The Gench-like creature made him shudder, and a wave of disorientation passed over him. He felt the death net stir… and then stabilize. He had avoided thinking about the Gencha since his arrival in SeaStack, apparently for good reason. He wondered how many more near misses he could stand, before either the net decayed or he lost interest in survival.
“Samples. See anything you’d like to try?” Publius slapped him on the back, laughed his strange bubbling laugh. “No, no, I’m teasing you; I know you’re a devoted prude.”
They passed surgeries, in which white-coated technicians operated lamarckers, carving cloned bodies into new shapes. Other spaces held DNA keyboards, where Publius’s employees created new races of monsters, for clients who were willing to pay extra for reproductive functionality. Banks of half-gestated clones floated in clear nutrient baths, autogurneys trundled back and forth, some carrying grotesque corpses, others bearing anesthetized monsters in various stages of completion.

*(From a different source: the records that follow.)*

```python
TUNE_NO_SKIP_TO_BOX, TUNE_NO_PATH_BRICK_LDS, TUNE_NO_PATH_HALFBLOCKS, TUNE_PATH_EAGER_START, TUNE_DIST_NO_BROADCAST = 1, 2, 4, 8, 16
TUNE_NO_CELL_OCCUPANCY, TUNE_NO_START_SHORTCUT, TUNE_PATH_AHEAD, TUNE_PATH_DISTANCE, TUNE_NO_PATH_DILATED, TUNE_NO_PATH_GRID_EXIT, TUNE_PATH_BLOCKS64, TUNE_PATH_TWO_AHEAD = 32, 64, 128, 256, 512, 1024, 2048, 4096
TUNE_NO_SMALL_FRAME_SPLIT = 16384
TUNE_NO_BOUNCE_WAVE_GROUPS = 32768
TUNE_NO_SAMPLE_UNITS = 65536
TUNE_NO_DEFERRED_MATERIAL = 131072
TUNE_NO_CELL_MATERIAL = 262144
TUNE_GRID_EXIT_ANY_BOX = 524288
TUNE_NO_BOUNCE_AUTOTUNE = 1048576
TUNE_PRESENT_OWN_STREAM = 2097152
TUNE_NO_PATH_POOL = 8192

BUF_GRID_STATE, BUF_MATERIALS, BUF_BRICK_STATUS, BUF_BRICK_INDEX, BUF_BRICK_OCCUPANCY, BUF_BRICK_START_INDEX, BUF_MATERIAL_INDEX = range(7)
BUF_COUNT = 7


class VrtError(RuntimeError):
    def __init__(self, code: int, message: str):
        super().__init__(f"{ERROR_NAMES.get(code, code)}: {message}")
        self.code = code


class GridState(C.Structure):
    _fields_ = [
        ("voxel_dim_x", C.c_uint32), ("voxel_dim_y", C.c_uint32), ("voxel_dim_z", C.c_uint32),
        ("dim_x", C.c_uint32), ("dim_y", C.c_uint32), ("dim_z", C.c_uint32),
        ("padding1", C.c_uint32), ("padding2", C.c_uint32),
        ("min_point_base_t", C.c_float * 4),
        ("max_point_scale", C.c_float * 4),
    ]


class Material(C.Structure):
# ... 241 lines not shown
```

### zig_vulkan_amd/csrc/vrt_api.hip

```cpp
#include <hip/hip_runtime.h>
#include <algorithm>
#include <cstdio>
#include <cstdlib>
#include <cstring>
#include <mutex>
#include <new>
#include <string>
#include <thread>
#include "host_brick_grid.hpp"
#include "vrt_ctx.h"

using namespace vrt_impl;

namespace {
thread_local std::string g_create_error;
}

namespace vrt_impl {

int fail(vrt_ctx *ctx, int code, const std::string &msg) {
    if (ctx) ctx->err = msg;
    else g_create_error = msg;
    return code;
}

void free_ctx(vrt_ctx *c) {
    if (!c) return;
    DeviceGuard dg(c->device);
    if (c->stream) (void)hipStreamSynchronize(c->stream);
    query_release(c);
    dist_destroy(c);
    c->res.release_all();
// ... 444 lines not shown
        const bool cnt = cfg->enable_counters != 0;
        if (!c->kernel || !c->kernel_lockstep || !c->kernel_single || !c->kernel_single1 ||
            (cnt && (!c->product[0] || !c->product[1] || !c->product[2]))) {
            free_ctx(c);
#ifdef VRT_DEV_VARIANTS
            return fail(nullptr, VRT_E_INVALID_ARG, "no kernel for this configuration");
#else
            return fail(nullptr, VRT_E_INVALID_ARG, "no kernel for this kernel_variant in the product build of libvrt_hip (development variants: make dev)");
#endif
        }
        auto any_kernel = [&](auto pred) {
            const vrt::KernelFn fns[12] = {c->kernel, c->kernel_lockstep, c->kernel_single, c->kernel_single1, c->product[0], c->product[1], c->product[2],
                                           c->kernel_grid_exit, c->product_grid_exit, c->kernel_grid_exit_path, c->product_grid_exit_path, c->bounce_auto};
            for (vrt::KernelFn fn : fns) {
                const vrt::KernelEntry *e = fn ? vrt::kernel_entry_of(fn) : nullptr;
                if (e && pred(*e)) return true;
            }
            return false;
        };
        if (any_kernel([](const vrt::KernelEntry &e) { return !e.path && e.mode == vrt::kStatusBytes; })) {
            const size_t status_bytes_size = (size_t)((cells + 31u) / 32u) * 32u + 64u;
            VRT_CREATE_HIP(c->res.device(&c->d_status_bytes, status_bytes_size));
            VRT_CREATE_HIP(hipMemsetAsync(c->d_status_bytes, 0, status_bytes_size, c->stream));
        }
        if (any_kernel([](const vrt::KernelEntry &e) { return e.path && (e.half || e.dil); })) {
            const size_t bytes_hb = (size_t)(cells / 32u) * 4u + 64u;
            VRT_CREATE_HIP(c->res.device(&c->d_status_halfblocks, bytes_hb));
            VRT_CREATE_HIP(hipMemsetAsync(c->d_status_halfblocks, 0, bytes_hb, c->stream));
        }
        if (any_kernel([](const vrt::KernelEntry &e) { return e.path && e.dist; })) {
            VRT_CREATE_HIP(c->res.device(&c->d_cell_distance, (size_t)cells + 64u));
            VRT_CREATE_HIP(hipMemsetAsync(c->d_cell_distance, 0xFF, (size_t)cells + 64u, c->stream));
        }
        const uint64_t by_cell_bytes = cells * (bits / 8u);
        const bool lds_walk = cfg->brick_dimension == 8u && !(cfg->tuning_flags & VRT_TUNE_NO_PATH_BRICK_LDS);
        size_t mem_free = 0, mem_total = 0;
        if (hipMemGetInfo(&mem_free, &mem_total) != hipSuccess) mem_free = 0;
        const bool persistent = any_kernel([](const vrt::KernelEntry &e) { return e.path != 0; });
        const bool lockstep_bounce = any_kernel([](const vrt::KernelEntry &e) { return e.path == 0 && e.shade == 0 && !e.count; }) &&
                                     by_cell_bytes <= (64ull << 20) && cells * bits <= (1ull << 32);
        if ((persistent || lockstep_bounce) && !(cfg->tuning_flags & VRT_TUNE_NO_CELL_OCCUPANCY) &&
            by_cell_bytes <= (2ull << 30) && by_cell_bytes + 64u <= mem_free / 4u && (lds_walk || cells * bits <= (1ull << 32))) {
            if (c->res.device(&c->d_cell_occupancy, by_cell_bytes + 64u) != hipSuccess) {
                (void)hipGetLastError();
                c->d_cell_occupancy = nullptr;
            } else {
// ... 77 lines not shown
        dev_knob("VRT_DEV_POOL_TRANS_THR", p.pool_trans_thr);
        dev_knob("VRT_DEV_POOL_WALK_MIN", p.pool_walk_min);
#endif
    }
    p.width = cfg->width;
    p.height = cfg->height;
    p.tiles_x = sh.tiles_x;
    p.pool_tiles_x_magic = sh.tiles_x > 1u ? (uint32_t)((1ull << 32) / sh.tiles_x) + 1u : 0u;
    p.tiles_y = sh.tiles_y;
    p.shard_rank = sh.shard_rank;
    p.shard_count = sh.shard_count;
    p.owned_tiles = sh.owned_tiles;
    if (c->own.period) {
        p.own_period = c->own.period;
        p.own_count = c->own.count[sh.shard_rank];
        uint32_t k = 0;
        for (uint32_t j = 0; j < c->own.period; j++)
            if (c->own.owner[j] == sh.shard_rank) p.own_slots[k++] = (uint8_t)j;
    }
    p.status_words = (uint32_t)((cells + 31u) / 32u);
    p.occupancy_words = (uint32_t)(c->dsize[VRT_BUF_BRICK_OCCUPANCY] / 4u);
    p.status_blocks = static_cast<const uint2 *>(c->d_status_blocks);
    p.cell_bounds = c->d_cell_bounds;
    p.status_bytes = c->d_status_bytes;
    p.status_halfblocks = c->d_status_halfblocks;
    p.cell_distance = c->d_cell_distance;
    p.cell_occupancy = c->d_cell_occupancy;
    p.cell_occupancy_lockstep = (c->d_cell_occupancy && c->cell_occupancy_lockstep) ? 1u : 0u;
    p.start_is_slot = c->d_start_is_slot;
    p.materials_plain = c->d_materials_plain;
    p.cell_material = c->d_cell_material;
    p.status_cells = (uint32_t)cells;
    p.tile_order = c->tile_order;
    p.sched_extra = c->sched_extra;
    p.sched_units = c->sched_cap[0];
    if (p.tile_order == 7u) {
        p.tile_order = 5u;
        c->sched_period = (cfg->kernel_variant >> 28) ? (1u << (cfg->kernel_variant >> 28)) : 32u;
        VRT_CREATE_HIP(c->res.event(&c->ev_sched, hipEventDisableTiming));
        VRT_CREATE_HIP(c->res.event(&c->ev_b_sched, hipEventDisableTiming));
    }
    p.tile_cost = c->d_tile_cost;
    p.tile_schedule = c->d_tile_schedule;
    p.wave_groups = (cfg->kernel_variant >> 20) & 0x1u;
    p.wave_groups_bounce = (cfg->tuning_flags & VRT_TUNE_NO_BOUNCE_WAVE_GROUPS) ? 0u : 1u;
    {
// ... 206 lines not shown
```
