# HaydenFaulkner/VidDet

Hardware: AMD Instinct MI355X
Metric: frames/sec (416x416) yolo3_darknet53 fwd+bwd (higher is better)
Workload: dtype f32; 1 GPU; yolo3_darknet53_coco training, batch 64/GPU, 416x416, fp32, fwd+bwd+SGD-momentum (BASELINE configs[2]; the reference trains with SGD, not Adam); classes=80, global_batch=64, parallelism=dp1, hip_graph=False

## Files before the change

### include/viddet_hip.h

```cpp
#ifndef VIDDET_HIP_H
#define VIDDET_HIP_H

#include <stdint.h>

#ifdef __cplusplus
extern "C" {
#endif

#define VD_OK            0
#define VD_EINVAL       -1
#define VD_ELAUNCH      -2
#define VD_EWORKSPACE   -3

#define VD_MAX_TAPS 27

#define VD_EPI_AFFINE    1
#define VD_EPI_LEAKY     2
#define VD_EPI_RESIDUAL  4
#define VD_MATH_SPLIT    16
#define VD_MATH_BF16     32

#define VD_MATH_F16X2    64
#define VD_MATH_NOHALO   128
#define VD_STORE_BF16    256
#define VD_WGRAD_HALO    512
#define VD_CONV_STREAMK  1024
#define VD_CONV_PARITY4  2048
#define VD_CONV_SPLITK   4096
#define VD_SK_MAX_WG        2048
#define VD_SK_HEADER_BYTES  32768
#define VD_SK_SPLIT_CNT_OFF   4096
#define VD_SK_SPLIT_MAX_TILES 4096
#define VD_SK_TIMEOUT_TICKS 4000
#define VD_AMAX_SLOTS    32
#define VD_AMAX_STRIDE   64
#define VD_AMAX_FLOATS   (VD_AMAX_SLOTS * VD_AMAX_STRIDE)

const char* vd_last_error(void);
int vd_version(void);
#define VD_ABI_VERSION 8
int vd_abi_version(void);
int64_t vd_sizeof_desc(int which);

// ... 27 lines not shown
    const float* bs_mean;
    const float* bs_invstd;
    float*  bs_part;
    float   bs_slope;
    const float* amax_in;
    const float* amax_w;
    float*  amax_out;
    void*   sk_ws;
    int64_t sk_ws_bytes;
    int32_t par_cin;
    int32_t par_mask;
} vd_conv_desc;

int vd_conv_igemm(const vd_conv_desc* d, void* stream);
int vd_conv_igemm_streamk(const vd_conv_desc* d);
int64_t vd_conv_igemm_streamk_ws_bytes(void);
int vd_conv_igemm_mtiles(const vd_conv_desc* d);

int vd_conv_igemm_bf16(const vd_conv_desc* d, int out_f32, void* stream);
int vd_conv_igemm_bf16_streamk(const vd_conv_desc* d, int out_f32);
int vd_conv_igemm_bf16_mtiles(const vd_conv_desc* d);
int vd_pack_weight_bf16(const float* wp_f32, void* wp_bf16, int Co, int Co_pad, int Ci, int Ci_pad, int T,
                        void* stream);
int vd_stem_im2col_bf16(const float* in, void* col, int N, int H, int W, int nchw, void* stream);

typedef struct {
    const float* in;
    const float* dout;
    float*       dwp;
    int32_t N, Hi, Wi, Ci;
// ... 164 lines not shown
```

### viddet_amd/csrc/vd_conv.hip

```cpp

#include "vd_conv_igemm.h"

int vd_igemm_sk_dispatch(const vd_conv_desc& d, int tile, hipStream_t s);
int vd_igemm_sk_applies(const vd_conv_desc& d, int tile);
int vd_igemm_par_dispatch(const vd_conv_desc& d, int tile, hipStream_t s);
int vd_igemm_par_tile(int tile);
int vd_igemm_par_bm(int tile);

namespace {

int igemm_resolve_tile(const vd_conv_desc& d) {
    int tile = d.tile;
    if (tile <= 0 || tile > 8) {
        if (d.Co <= 32) tile = 7;
        else if (d.Co <= 64) tile = 6;
        else tile = 2;
    }
    return tile;
}

int igemm_tile_bm(int tile) { return (tile == 4 || tile == 5) ? 64 : 128; }

int igemm_split_resolve_tile(const vd_conv_desc& d) {
    int tile = d.tile;
    if (tile <= 0 || tile > 16) tile = d.Co <= 32 ? 9 : (d.Co <= 64 ? 3 : 1);
    return tile;
}
int igemm_split_tile_bm(int tile) { return (tile >= 13 ? 256 : (tile >= 11 ? 128 : ((tile >= 9 || ((tile - 1) & 3) == 0 || ((tile - 1) & 3) == 2) ? 256 : 128))); }
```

And over all, thick enough to gag Ruiz, was the special stink he associated with Publius and his works, a miasma of organic stenches and chemical wafts, of riotous life and casual death, of creativity and dread.
Finally they reached the apartments Publius used when in residence at his laboratories, and they passed from frenetic activity into silent isolation.
Publius slid the lock shut, and turned to Ruiz, a look of weary contempt blooming on his face.
“So, will you threaten me again? Will you never grow tired of hanging over my head, a ruination waiting to strike me? You cannot live forever; have you no mercy?”
Ruiz adopted a humble tone of voice. “You gave me no choice, Publius. If I failed to take precautions, you would instantly destroy me. I regret as much as you do that you confided your origins to me — had you not, you wouldn’t hate me so virulently, and I wouldn’t be forced to threaten you.”
Long ago, over a campfire on Line, a badly wounded and delirious Publius had told Ruiz his greatest secret — that he had been born in a Dilvermoon Holding Ark and was not, as he had claimed, the bastard of a noble Jahworld family. Ruiz had never completely understood the intensity with which Publius defended his pretentions, but he had realized their importance to Publius when the monster-maker tried to murder him, years later. In self-preservation, he had filed a posthumous memorandum, which would be broadcast over the public datastreams, in the event of his death or disappearance.
In later years, he had begun to worry that Publius had lived with the possibility of exposure for so long that it no longer gave Ruiz any leverage over him. “Truly, I wish you could convince me that my precautions are unnecessary.”